Poker is on tv 24/7. The players are superstars, the money unfathomable. If A-Rod’s promoting gambling, then so are Makai Pfeiffer, Mathew Perry, Doogie Howser and everyone else who appears on Celebrity Poker Showdown. No, they aren’t playing in illegal establishments, but that has nothing to do with the ‘glamor-gambling’ issue. Poker is mainstream, and if the government doesn’t want to make it easier for players to conglomerate, they’re going to find a way.

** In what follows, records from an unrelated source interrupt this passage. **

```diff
@@ -58,8 +64,9 @@
     const int pass_a = P.epi.a_lo != 0 ? 1 : -1;
     const int pass_b = P.epi.b_lo != 0 ? (P.epi.a_lo != 0 ? 2 : 1) : -1;
     const int npass = 1 + (P.epi.a_lo != 0 ? 1 : 0) + (P.epi.b_lo != 0 ? 1 : 0);
-    constexpr int STAGES = Cfg<PAIR>::STAGES, B_STAGE = Cfg<PAIR>::B_STAGE, B_ROWS = Cfg<PAIR>::B_ROWS;
-    constexpr int TILE_M = Cfg<PAIR>::TILE_M;
+    using Cf = Cfg<PAIR, CORES>;
+    constexpr int STAGES = Cf::STAGES, B_STAGE = Cf::B_STAGE, B_ROWS = Cf::B_ROWS;
+    constexpr int TILE_M = Cf::TILE_M, EPI_WARPS = Cf::EPI_WARPS, ACCS = Cf::ACCS, TMEM_COLS = Cf::TMEM_COLS;
     extern __shared__ uint8_t smem_raw[];
     uint8_t *smem = smem_raw + ((1024u - (smem_u32(smem_raw) & 1023u)) & 1023u);
     uint8_t *sA = smem;
@@ -147,8 +154,8 @@
             for (int tile = first_tile; tile < P.total_tiles; tile += tile_step, ++it) {
                 c.seek(P, tile);
                 const int nkb = ((c.cur.K + BK - 1) / BK) * npass;
-                const int as = it & 1;
-                mbar_wait(&tempty[as], (((uint32_t)it >> 1) & 1u) ^ 1u);
+                const int as = it % ACCS;
+                mbar_wait(&tempty[as], (((uint32_t)(it / ACCS)) & 1u) ^ 1u);
                 tc_fence_after();
                 const uint32_t d_tmem = tmem_base + (uint32_t)(as * BN);
                 for (int kb = 0; kb < nkb; kb++) {
@@ -174,8 +181,8 @@
     } else {
         Cursor c;
         const int q = warp & 3;
-        const int half = (warp - 2) >> 2;
-        float *stg = stg_all + (warp - 2) * (32 * 33);
+        const int half0 = CORES ? 0 : (warp - 2) >> 2;
+        float *stg = stg_all + (warp - 2) * Cf::STG_WORDS;
         const int row = q * 32 + lane;
         const float alpha = P.epi.alpha;
         const int flags = P.epi.flags;
@@ -185,7 +192,7 @@
             const GemmProblem &g = c.cur;
             const int lt = tile - g.tile0;
             const int mt = lt / g.tiles_n, nt = lt - mt * g.tiles_n;
-            const int as = it & 1;
+            const int as = it % ACCS;
             const int m = mt * TILE_M + rank * BM + row;
             const bool row_ok = m < g.M;
             const float bias_m = (P.epi.bias != nullptr && (flags & smz::GEMM_BIAS_M) && !(flags & (smz::GEMM_SCALE_M | smz::GEMM_SCALE_STATS)) && row_ok) ? __ldg(P.epi.bias + m) : 0.f;
@@ -206,17 +213,15 @@
                     if (res_f32 || j < 4) buf[j] = src[j];
             };
             uint4 rcur[8], rnext[8];
-            float st1 = 0.f, st2 = 0.f, st3 = 0.f;
             constexpr bool do_exp = EPI == EPI_EXP;
             const int n_store = do_exp ? ((g.N + 63) & ~63) : g.N;
-            float amax = 0.f;
             if (EPI == EPI_PLAIN && res_row != nullptr && row_ok) {
-                const char *pf = res_row + (int64_t)(nt * BN + half * (BN / 2)) * (res_f32 ? 4 : 2);
-                const int bytes = (BN / 2) * (res_f32 ? 4 : 2);
+                const char *pf = res_row + (int64_t)(nt * BN + half0 * (BN / 2)) * (res_f32 ? 4 : 2);
+                const int bytes = Cf::HALVES * (BN / 2) * (res_f32 ? 4 : 2);
                 for (int b = 0; b < bytes; b += 128)
                     asm volatile("prefetch.global.L2 [%0];" ::"l"(pf + b));
             }
-            res_fetch(nt * BN + half * (BN / 2), rcur);
+            res_fetch(nt * BN + half0 * (BN / 2), rcur);
             float row_scale = 1.f, ln_mean = 0.f, ln_rstd = 1.f;
             if (EPI == EPI_PLAIN && row_ok && (flags & smz::GEMM_SCALE_M)) row_scale = __ldg(P.epi.bias + g.r_off + m);
             if (EPI == EPI_PLAIN && row_ok && (flags & smz::GEMM_SCALE_STATS)) {
@@ -234,8 +239,12 @@
                 ln_mean = s1 * inv_w;
                 ln_rstd = rsqrtf(fmaxf(s2 * inv_w - ln_mean * ln_mean, 0.f) + P.epi.ln_eps);
             }
-            mbar_wait(&tfull[as], ((uint32_t)it >> 1) & 1u);
+            mbar_wait(&tfull[as], ((uint32_t)(it / ACCS)) & 1u);
             tc_fence_after();
+            for (int half = half0; half < half0 + Cf::HALVES; half++) {
+            if (half != half0) res_fetch(nt * BN + half * (BN / 2), rcur);
+            float st1 = 0.f, st2 = 0.f, st3 = 0.f;
+            float amax = 0.f;
             for (int c0 = half * (BN / 2); c0 < (half + 1) * (BN / 2); c0 += 32) {
                 const int n0 = nt * BN + c0;
                 if (n0 >= n_store) break;
@@ -366,7 +375,7 @@
                 const int64_t co = g.c_off + (int64_t)m * g.ldc + n0;
                 if (out_f32) {
                     float *dst = reinterpret_cast<float *>(P.epi.C) + co;
-                    if (full32) {
+                    if (!CORES && full32) {
 #pragma unroll
                         for (int j = 0; j < 32; j++) stg[lane * 33 + j] = x[j];
                     } else {
@@ -405,7 +414,7 @@
                 }
                 }
                 }
-                if (EPI == EPI_PLAIN && out_f32 && n0 + 32 <= g.N) {
+                if (!CORES && EPI == EPI_PLAIN && out_f32 && n0 + 32 <= g.N) {
                     __syncwarp();
                     const int m_base = m - lane;
                     float *base = reinterpret_cast<float *>(P.epi.C) + g.c_off + n0 + lane;
@@ -454,6 +463,7 @@
             if (EPI == EPI_PLAIN && (flags & smz::GEMM_OUT_F16) && P.epi.guard != nullptr && row_ok &&
                 !(((flags & smz::GEMM_LN_STATS) ? st2 : amax * amax) <= 3.6e9f))
                 atomicOr(P.epi.guard, P.epi.guard_bit);
+            }
             tc_fence_before();
             if (PAIR) mbar_arrive_remote(&tempty[as], 0); else mbar_arrive(&tempty[as]);
         }
@@ -521,10 +531,31 @@
 
 int gemm_tiles(int M, int N) { return ((M + gemm_tile_m() - 1) / gemm_tile_m()) * ((N + GEMM_BN - 1) / GEMM_BN); }
 
+bool gemm_coresident_enabled() {
+    static int v = -1;
+    if (v < 0) { const char *e = getenv("SMZ_GEMM_CORESIDENT"); v = (e != nullptr && e[0] == '0') ? 0 : 1; }
+    return v == 1;
+}
+
+typedef void (*kern_t)(const CUtensorMap, const CUtensorMap, const CUtensorMap, const CUtensorMap, const Params);
+
+static bool two_per_sm(kern_t kern, int threads, int smem_bytes) {
+    int dev = 0, smem_sm = 0, reserved = 0, regs_sm = 0;
+    cudaFuncAttributes fa;
+    if (cudaGetDevice(&dev) != cudaSuccess || cudaFuncGetAttributes(&fa, (const void *)kern) != cudaSuccess ||
+        cudaDeviceGetAttribute(&smem_sm, cudaDevAttrMaxSharedMemoryPerMultiprocessor, dev) != cudaSuccess ||
+        cudaDeviceGetAttribute(&reserved, cudaDevAttrReservedSharedMemoryPerBlock, dev) != cudaSuccess ||
+        cudaDeviceGetAttribute(&regs_sm, cudaDevAttrMaxRegistersPerMultiprocessor, dev) != cudaSuccess) {
+        (void)cudaGetLastError();
+        return false;
+    }
+    const int regs_cta = threads / 32 * ((fa.numRegs * 32 + 255) / 256 * 256);
+    return 2 * (smem_bytes + (int)fa.sharedSizeBytes + reserved) <= smem_sm && 2 * regs_cta <= regs_sm;
+}
+
 template <bool PAIR>
 static int launch_variant(bool a_mn, bool b_mn, const CUtensorMap &ma, const CUtensorMap &mb, const CUtensorMap &ma_lo,
                           const CUtensorMap &mb_lo, const Params &P, int total_tiles, cudaStream_t st) {
-    typedef void (*kern_t)(const CUtensorMap, const CUtensorMap, const CUtensorMap, const CUtensorMap, const Params);
     const int f = P.epi.flags;
     const int epi = (f & GEMM_EXP) ? EPI_EXP : (f & GEMM_ROWSTATS) ? EPI_HEAD
                     : (P.epi.c_lo != 0 && !(f & GEMM_OUT_F32)) ? EPI_SPLIT : EPI_PLAIN;
@@ -553,10 +584,29 @@
         SMZ_CUDA_CHECK(cudaFuncSetAttribute((const void *)kern, cudaFuncAttributeMaxDynamicSharedMemorySize, Cfg<PAIR>::SMEM_BYTES));
         attr_set[dev][variant] = true;
     }
+    int threads = Cfg<PAIR>::NUM_THREADS, smem_bytes = Cfg<PAIR>::SMEM_BYTES;
+    if constexpr (PAIR) {
+        if ((f & GEMM_CORESIDENT) && gemm_coresident_enabled() && !a_mn && epi != EPI_SPLIT && dev >= 0 && dev < 64) {
+            using CC = Cfg<true, true>;
+            const int cv = epi == EPI_PLAIN ? (b_mn ? 1 : 0) : 1 + epi;
+            const kern_t ck = epi == EPI_HEAD ? (kern_t)gemm_kernel<false, false, true, EPI_HEAD, true>
+                              : epi == EPI_EXP ? (kern_t)gemm_kernel<false, false, true, EPI_EXP, true>
+                              : b_mn ? (kern_t)gemm_kernel<false, true, true, EPI_PLAIN, true>
+                                     : (kern_t)gemm_kernel<false, false, true, EPI_PLAIN, true>;
+            static signed char fits[64][4] = {{0}};
+            if (fits[dev][cv] == 0) {
+                SMZ_CUDA_CHECK(cudaFuncSetAttribute((const void *)ck, cudaFuncAttributeMaxDynamicSharedMemorySize, CC::SMEM_BYTES));
+                SMZ_CUDA_CHECK(cudaFuncSetAttribute((const void *)ck, cudaFuncAttributePreferredSharedMemoryCarveout,
+                                                    (int)cudaSharedmemCarveoutMaxShared));
+                fits[dev][cv] = two_per_sm(ck, CC::NUM_THREADS, CC::SMEM_BYTES) ? 1 : -1;
+            }
+            if (fits[dev][cv] > 0) { kern = ck; threads = CC::NUM_THREADS; smem_bytes = CC::SMEM_BYTES; }
+        }
+    }
     const int sms = sm_count();
     cudaLaunchConfig_t cfg = {};
-    cfg.blockDim = dim3(NUM_THREADS);
-    cfg.dynamicSmemBytes = Cfg<PAIR>::SMEM_BYTES;
+    cfg.blockDim = dim3(threads);
+    cfg.dynamicSmemBytes = smem_bytes;
     cfg.stream = st;
     cudaLaunchAttribute attr[2];
     int n_attr = 0;
diff --git a/summarizer_b200/csrc/smz_gemm.cuh b/summarizer_b200/csrc/smz_gemm.cuh
--- a/summarizer_b200/csrc/smz_gemm.cuh
+++ b/summarizer_b200/csrc/smz_gemm.cuh
@@ -32,6 +32,7 @@
     GEMM_A_F16 = 4096,
     GEMM_B_F16 = 8192,
     GEMM_RES_AT_C = 16384,
+    GEMM_CORESIDENT = 32768,
     GEMM_LN_FOLD = 1024,
 };
 
diff --git a/summarizer_b200/csrc/smz_vasnet.cu b/summarizer_b200/csrc/smz_vasnet.cu
--- a/summarizer_b200/csrc/smz_vasnet.cu
+++ b/summarizer_b200/csrc/smz_vasnet.cu
@@ -189,13 +189,14 @@
 
 int fast_chunk(const Plan &pl, const Chunk &c, const int32_t *cu, const smz_vasnet_params *p, const void *xb, const void *res,
                bool x_bf16, bf16 *gv, bf16 *P, bf16 *y16, float *sstat, float *lnstat, float *hstat, const GemmProblem *d_probs,
-               float *scores, cudaStream_t st) {
+               float *scores, bool two_lanes, cudaStream_t st) {
     const int R = c.rows, n = pl.n_videos;
     const int f16 = x_bf16 ? 0 : (smz::GEMM_A_F16 | smz::GEMM_B_F16);
+    const int cores = two_lanes ? smz::GEMM_CORESIDENT : 0;
     int rc;
     smz::profile_mark(st, "gemm_proj");
     {
-        GemmEpilogue e{gv, nullptr, nullptr, 1.f, f16 | (x_bf16 ? 0 : smz::GEMM_OUT_F16)};
+        GemmEpilogue e{gv, nullptr, nullptr, 1.f, f16 | cores | (x_bf16 ? 0 : smz::GEMM_OUT_F16)};
         e.f16_col0 = kFeat; e.guard = p->status; e.guard_bit = SMZ_VASNET_STATUS_F16_RANGE;
         rc = smz::gemm_bf16_tn(xb, R, kFeat, kFeat, x_bf16 ? p->wgv : p->wgv16, 2 * kFeat, kFeat, kFeat, nullptr, 1,
                                smz::gemm_tiles(R, 2 * kFeat), dense_problem(R, 2 * kFeat, kFeat, 2 * kFeat, 0), e, st);
@@ -218,7 +219,7 @@
         }
         smz::profile_mark(st, "gemm_logits");
         {
-            GemmEpilogue e{P, nullptr, nullptr, p->scale, smz::GEMM_EXP | smz::GEMM_ROWSTATS | f16};
+            GemmEpilogue e{P, nullptr, nullptr, p->scale, smz::GEMM_EXP | smz::GEMM_ROWSTATS | f16 | cores};
             e.stat_out = sstat; e.stat_slots = slots; e.aperture = p->aperture; e.ignore_self = p->ignore_self;
             e.guard = p->status; e.guard_bit = SMZ_VASNET_STATUS_LOGIT_RANGE;
             rc = smz::gemm_bf16_tn(gv, R, 2 * kFeat, 2 * kFeat, xb, R, kFeat, kFeat, d_probs + s.v0, nv, tiles_s, GemmProblem{}, e, st);
@@ -228,7 +229,7 @@
         smz::profile_mark(st, "gemm_pv");
         {
             GemmEpilogue e{y16, sstat, res, 1.f, smz::GEMM_SCALE_STATS | smz::GEMM_RES_AT_C | (x_bf16 ? 0 : smz::GEMM_RES_F32) |
-                                                 smz::GEMM_LN_STATS | smz::GEMM_OUT_F16};
+                                                 smz::GEMM_LN_STATS | smz::GEMM_OUT_F16 | cores};
             e.scale_slots = slots; e.stat_out = lnstat; e.stat_slots = kLnSlots;
             e.guard = p->status; e.guard_bit = SMZ_VASNET_STATUS_F16_RANGE;
             rc = smz::gemm_bf16(false, true, P, s.rows, s.ld, s.ld, gv, R, 2 * kFeat, 2 * kFeat, d_probs + n + s.v0, nv, tiles_pv,
@@ -240,7 +241,7 @@
     smz::profile_mark(st, "gemm_k1");
     {
         GemmEpilogue e{hstat, p->b1f, nullptr, 1.f, smz::GEMM_RELU | smz::GEMM_OUT_F32 | smz::GEMM_ROWSTATS | smz::GEMM_NO_STORE |
-                                                   smz::GEMM_LN_FOLD | smz::GEMM_A_F16 | smz::GEMM_B_F16};
+                                                   smz::GEMM_LN_FOLD | smz::GEMM_A_F16 | smz::GEMM_B_F16 | cores};
         e.stat_w = p->head_gw; e.stat_out = hstat;
         e.ln_stats = lnstat; e.ln_c = p->ln_c; e.ln_slots = kLnSlots; e.ln_width = kFeat; e.ln_eps = p->eps;
         rc = smz::gemm_bf16_tn(y16, R, kFeat, kFeat, p->w1g, kFeat, kFeat, kFeat, nullptr, 1, smz::gemm_tiles(R, kFeat),
@@ -384,7 +385,7 @@
                                         : (const void *)(reinterpret_cast<const float *>(x) + (int64_t)c.row0 * kFeat);
             rc = fast_chunk(pl, c, h_cu_seqlens, p, xb, res, x_is_bf16 != 0, qk, P, yn, reinterpret_cast<float *>(w + pl.off_sstat + lb),
                             reinterpret_cast<float *>(w + pl.off_lnstat + lb), reinterpret_cast<float *>(w + pl.off_hstat + lb),
-                            d_probs, scores + c.row0, st);
+                            d_probs, scores + c.row0, ss != nullptr, st);
             if (rc != SMZ_OK) return rc;
             continue;
         }
```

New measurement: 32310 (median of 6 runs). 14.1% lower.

The truth of the matter is there should be government subsidized card rooms in every city where the rake can go back to education and hospitals. Even the online card rooms would be happy paying a small percentage of their huge profits. “There’s nothing we’d love more than to give the government 3% of our earnings in exchange for legaility”, Mike Sexton told me a year ago. That these card rooms don’t exist has driven poker players here in Toronto to clubs for years. Until there’s a convenient alternative, it’s going to keep on happening.

So, if you’re going to despise A-Rod, hate him for his looks, talent, fame and attitude. Hate him for answering ‘Is this trade a good thing for baseball?’ with ‘It’s good for the Yankees’, hate him for $25 million a year, but don’t hate him for playing a little poker. It’s a misplaced frustration that would be better wasted elsewhere.